__Materials provided__:
▽
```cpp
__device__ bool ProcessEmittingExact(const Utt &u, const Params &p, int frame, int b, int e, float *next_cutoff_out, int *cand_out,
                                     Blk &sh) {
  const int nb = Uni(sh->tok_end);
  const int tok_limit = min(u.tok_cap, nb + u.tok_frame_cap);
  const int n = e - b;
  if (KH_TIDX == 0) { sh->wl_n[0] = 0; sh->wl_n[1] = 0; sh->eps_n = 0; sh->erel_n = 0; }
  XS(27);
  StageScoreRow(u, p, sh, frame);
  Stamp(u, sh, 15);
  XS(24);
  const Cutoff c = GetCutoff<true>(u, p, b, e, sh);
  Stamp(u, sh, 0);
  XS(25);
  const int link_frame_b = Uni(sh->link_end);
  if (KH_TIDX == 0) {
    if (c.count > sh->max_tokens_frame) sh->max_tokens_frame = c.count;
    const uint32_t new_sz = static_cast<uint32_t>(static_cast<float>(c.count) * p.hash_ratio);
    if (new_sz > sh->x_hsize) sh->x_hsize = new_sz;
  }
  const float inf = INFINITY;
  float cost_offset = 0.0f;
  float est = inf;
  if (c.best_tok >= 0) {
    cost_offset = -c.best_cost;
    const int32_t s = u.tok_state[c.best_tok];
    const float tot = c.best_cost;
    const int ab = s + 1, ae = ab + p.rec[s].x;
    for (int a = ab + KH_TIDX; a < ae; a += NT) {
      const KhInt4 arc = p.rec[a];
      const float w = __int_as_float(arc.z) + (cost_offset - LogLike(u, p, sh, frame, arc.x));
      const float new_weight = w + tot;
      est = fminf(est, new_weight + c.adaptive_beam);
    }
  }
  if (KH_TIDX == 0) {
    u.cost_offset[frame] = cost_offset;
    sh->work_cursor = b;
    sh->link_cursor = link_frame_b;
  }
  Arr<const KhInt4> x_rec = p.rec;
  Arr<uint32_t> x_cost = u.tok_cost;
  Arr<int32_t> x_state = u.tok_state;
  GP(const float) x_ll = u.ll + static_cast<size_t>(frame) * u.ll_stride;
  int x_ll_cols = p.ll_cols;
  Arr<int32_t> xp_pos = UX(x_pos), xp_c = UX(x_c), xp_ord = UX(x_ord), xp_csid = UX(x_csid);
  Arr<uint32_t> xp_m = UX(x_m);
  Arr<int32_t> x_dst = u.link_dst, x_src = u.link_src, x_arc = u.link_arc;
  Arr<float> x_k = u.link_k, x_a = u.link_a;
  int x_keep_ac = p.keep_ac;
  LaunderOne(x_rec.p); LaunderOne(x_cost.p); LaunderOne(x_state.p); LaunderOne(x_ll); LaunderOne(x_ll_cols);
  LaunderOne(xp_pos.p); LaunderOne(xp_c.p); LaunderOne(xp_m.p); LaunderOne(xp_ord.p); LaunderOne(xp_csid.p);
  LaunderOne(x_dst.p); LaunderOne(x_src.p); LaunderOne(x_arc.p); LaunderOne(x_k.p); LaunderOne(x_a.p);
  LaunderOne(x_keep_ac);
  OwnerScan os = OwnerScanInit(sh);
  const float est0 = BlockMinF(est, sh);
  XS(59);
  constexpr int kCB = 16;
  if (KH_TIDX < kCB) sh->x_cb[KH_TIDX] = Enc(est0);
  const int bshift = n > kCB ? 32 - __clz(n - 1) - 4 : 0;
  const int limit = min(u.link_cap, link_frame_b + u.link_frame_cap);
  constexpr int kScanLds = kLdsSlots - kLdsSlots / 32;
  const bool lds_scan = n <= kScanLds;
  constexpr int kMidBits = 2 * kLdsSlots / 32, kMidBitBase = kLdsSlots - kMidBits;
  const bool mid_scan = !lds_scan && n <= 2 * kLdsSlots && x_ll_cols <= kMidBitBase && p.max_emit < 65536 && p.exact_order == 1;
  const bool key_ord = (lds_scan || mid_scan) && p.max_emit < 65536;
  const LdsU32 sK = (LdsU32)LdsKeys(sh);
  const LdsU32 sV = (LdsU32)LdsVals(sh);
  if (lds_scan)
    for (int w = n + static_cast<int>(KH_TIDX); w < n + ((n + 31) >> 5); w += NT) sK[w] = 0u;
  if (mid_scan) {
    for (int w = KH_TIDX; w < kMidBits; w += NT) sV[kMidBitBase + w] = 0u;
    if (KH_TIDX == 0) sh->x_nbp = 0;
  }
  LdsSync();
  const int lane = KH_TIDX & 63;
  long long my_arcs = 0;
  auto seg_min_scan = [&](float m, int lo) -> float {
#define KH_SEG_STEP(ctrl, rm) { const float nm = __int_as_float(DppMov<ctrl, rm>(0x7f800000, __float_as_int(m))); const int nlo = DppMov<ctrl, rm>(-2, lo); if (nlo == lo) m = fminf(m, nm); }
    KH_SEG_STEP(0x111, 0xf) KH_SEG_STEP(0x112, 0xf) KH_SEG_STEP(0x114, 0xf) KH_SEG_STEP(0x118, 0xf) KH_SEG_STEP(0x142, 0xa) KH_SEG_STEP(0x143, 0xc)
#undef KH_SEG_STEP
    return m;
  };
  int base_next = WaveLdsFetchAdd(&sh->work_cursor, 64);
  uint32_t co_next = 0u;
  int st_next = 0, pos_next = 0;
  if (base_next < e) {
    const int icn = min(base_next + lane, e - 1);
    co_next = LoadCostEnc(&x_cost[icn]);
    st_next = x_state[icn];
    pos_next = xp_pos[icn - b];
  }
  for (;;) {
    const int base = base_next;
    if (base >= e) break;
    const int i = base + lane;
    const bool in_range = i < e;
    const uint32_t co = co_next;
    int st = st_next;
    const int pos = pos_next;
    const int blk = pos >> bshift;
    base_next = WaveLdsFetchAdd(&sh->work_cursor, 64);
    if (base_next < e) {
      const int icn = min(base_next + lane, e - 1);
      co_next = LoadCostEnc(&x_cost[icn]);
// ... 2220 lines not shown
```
△
__Exercise prompt__: Repeat the listing exactly, from its first line to its last.

__Result of this task__:
```cpp
__device__ bool ProcessEmittingExact(const Utt &u, const Params &p, int frame, int b, int e, float *next_cutoff_out, int *cand_out,
                                     Blk &sh) {
  const int nb = Uni(sh->tok_end);
  const int tok_limit = min(u.tok_cap, nb + u.tok_frame_cap);
  const int n = e - b;
  if (KH_TIDX == 0) { sh->wl_n[0] = 0; sh->wl_n[1] = 0; sh->eps_n = 0; sh->erel_n = 0; }
  XS(27);
  StageScoreRow(u, p, sh, frame);
  Stamp(u, sh, 15);
  XS(24);
  const Cutoff c = GetCutoff<true>(u, p, b, e, sh);
  Stamp(u, sh, 0);
  XS(25);
  const int link_frame_b = Uni(sh->link_end);
  if (KH_TIDX == 0) {
    if (c.count > sh->max_tokens_frame) sh->max_tokens_frame = c.count;
    const uint32_t new_sz = static_cast<uint32_t>(static_cast<float>(c.count) * p.hash_ratio);
    if (new_sz > sh->x_hsize) sh->x_hsize = new_sz;
  }
  const float inf = INFINITY;
  float cost_offset = 0.0f;
  float est = inf;
  if (c.best_tok >= 0) {
    cost_offset = -c.best_cost;
    const int32_t s = u.tok_state[c.best_tok];
    const float tot = c.best_cost;
    const int ab = s + 1, ae = ab + p.rec[s].x;
    for (int a = ab + KH_TIDX; a < ae; a += NT) {
      const KhInt4 arc = p.rec[a];
      const float w = __int_as_float(arc.z) + (cost_offset - LogLike(u, p, sh, frame, arc.x));
      const float new_weight = w + tot;
      est = fminf(est, new_weight + c.adaptive_beam);
    }
  }
  if (KH_TIDX == 0) {
    u.cost_offset[frame] = cost_offset;
    sh->work_cursor = b;
    sh->link_cursor = link_frame_b;
  }
  Arr<const KhInt4> x_rec = p.rec;
  Arr<uint32_t> x_cost = u.tok_cost;
  Arr<int32_t> x_state = u.tok_state;
  GP(const float) x_ll = u.ll + static_cast<size_t>(frame) * u.ll_stride;
  int x_ll_cols = p.ll_cols;
  Arr<int32_t> xp_pos = UX(x_pos), xp_c = UX(x_c), xp_ord = UX(x_ord), xp_csid = UX(x_csid);
  Arr<uint32_t> xp_m = UX(x_m);
  Arr<int32_t> x_dst = u.link_dst, x_src = u.link_src, x_arc = u.link_arc;
  Arr<float> x_k = u.link_k, x_a = u.link_a;
  int x_keep_ac = p.keep_ac;
  LaunderOne(x_rec.p); LaunderOne(x_cost.p); LaunderOne(x_state.p); LaunderOne(x_ll); LaunderOne(x_ll_cols);
  LaunderOne(xp_pos.p); LaunderOne(xp_c.p); LaunderOne(xp_m.p); LaunderOne(xp_ord.p); LaunderOne(xp_csid.p);
  LaunderOne(x_dst.p); LaunderOne(x_src.p); LaunderOne(x_arc.p); LaunderOne(x_k.p); LaunderOne(x_a.p);
  LaunderOne(x_keep_ac);
  OwnerScan os = OwnerScanInit(sh);
  const float est0 = BlockMinF(est, sh);
  XS(59);
  constexpr int kCB = 16;
  if (KH_TIDX < kCB) sh->x_cb[KH_TIDX] = Enc(est0);
  const int bshift = n > kCB ? 32 - __clz(n - 1) - 4 : 0;
  const int limit = min(u.link_cap, link_frame_b + u.link_frame_cap);
  constexpr int kScanLds = kLdsSlots - kLdsSlots / 32;
  const bool lds_scan = n <= kScanLds;
  constexpr int kMidBits = 2 * kLdsSlots / 32, kMidBitBase = kLdsSlots - kMidBits;
  const bool mid_scan = !lds_scan && n <= 2 * kLdsSlots && x_ll_cols <= kMidBitBase && p.max_emit < 65536 && p.exact_order == 1;
  const bool key_ord = (lds_scan || mid_scan) && p.max_emit < 65536;
  const LdsU32 sK = (LdsU32)LdsKeys(sh);
  const LdsU32 sV = (LdsU32)LdsVals(sh);
  if (lds_scan)
    for (int w = n + static_cast<int>(KH_TIDX); w < n + ((n + 31) >> 5); w += NT) sK[w] = 0u;
  if (mid_scan) {
    for (int w = KH_TIDX; w < kMidBits; w += NT) sV[kMidBitBase + w] = 0u;
    if (KH_TIDX == 0) sh->x_nbp = 0;
  }
  LdsSync();
  const int lane = KH_TIDX & 63;
  long long my_arcs = 0;
  auto seg_min_scan = [&](float m, int lo) -> float {
#define KH_SEG_STEP(ctrl, rm) { const float nm = __int_as_float(DppMov<ctrl, rm>(0x7f800000, __float_as_int(m))); const int nlo = DppMov<ctrl, rm>(-2, lo); if (nlo == lo) m = fminf(m, nm); }
    KH_SEG_STEP(0x111, 0xf) KH_SEG_STEP(0x112, 0xf) KH_SEG_STEP(0x114, 0xf) KH_SEG_STEP(0x118, 0xf) KH_SEG_STEP(0x142, 0xa) KH_SEG_STEP(0x143, 0xc)
#undef KH_SEG_STEP
    return m;
  };
  int base_next = WaveLdsFetchAdd(&sh->work_cursor, 64);
  uint32_t co_next = 0u;
  int st_next = 0, pos_next = 0;
  if (base_next < e) {
    const int icn = min(base_next + lane, e - 1);
    co_next = LoadCostEnc(&x_cost[icn]);
    st_next = x_state[icn];
    pos_next = xp_pos[icn - b];
  }
  for (;;) {
    const int base = base_next;
    if (base >= e) break;
    const int i = base + lane;
    const bool in_range = i < e;
    const uint32_t co = co_next;
    int st = st_next;
    const int pos = pos_next;
    const int blk = pos >> bshift;
    base_next = WaveLdsFetchAdd(&sh->work_cursor, 64);
    if (base_next < e) {
      const int icn = min(base_next + lane, e - 1);
      co_next = LoadCostEnc(&x_cost[icn]);
// ... 2220 lines not shown
```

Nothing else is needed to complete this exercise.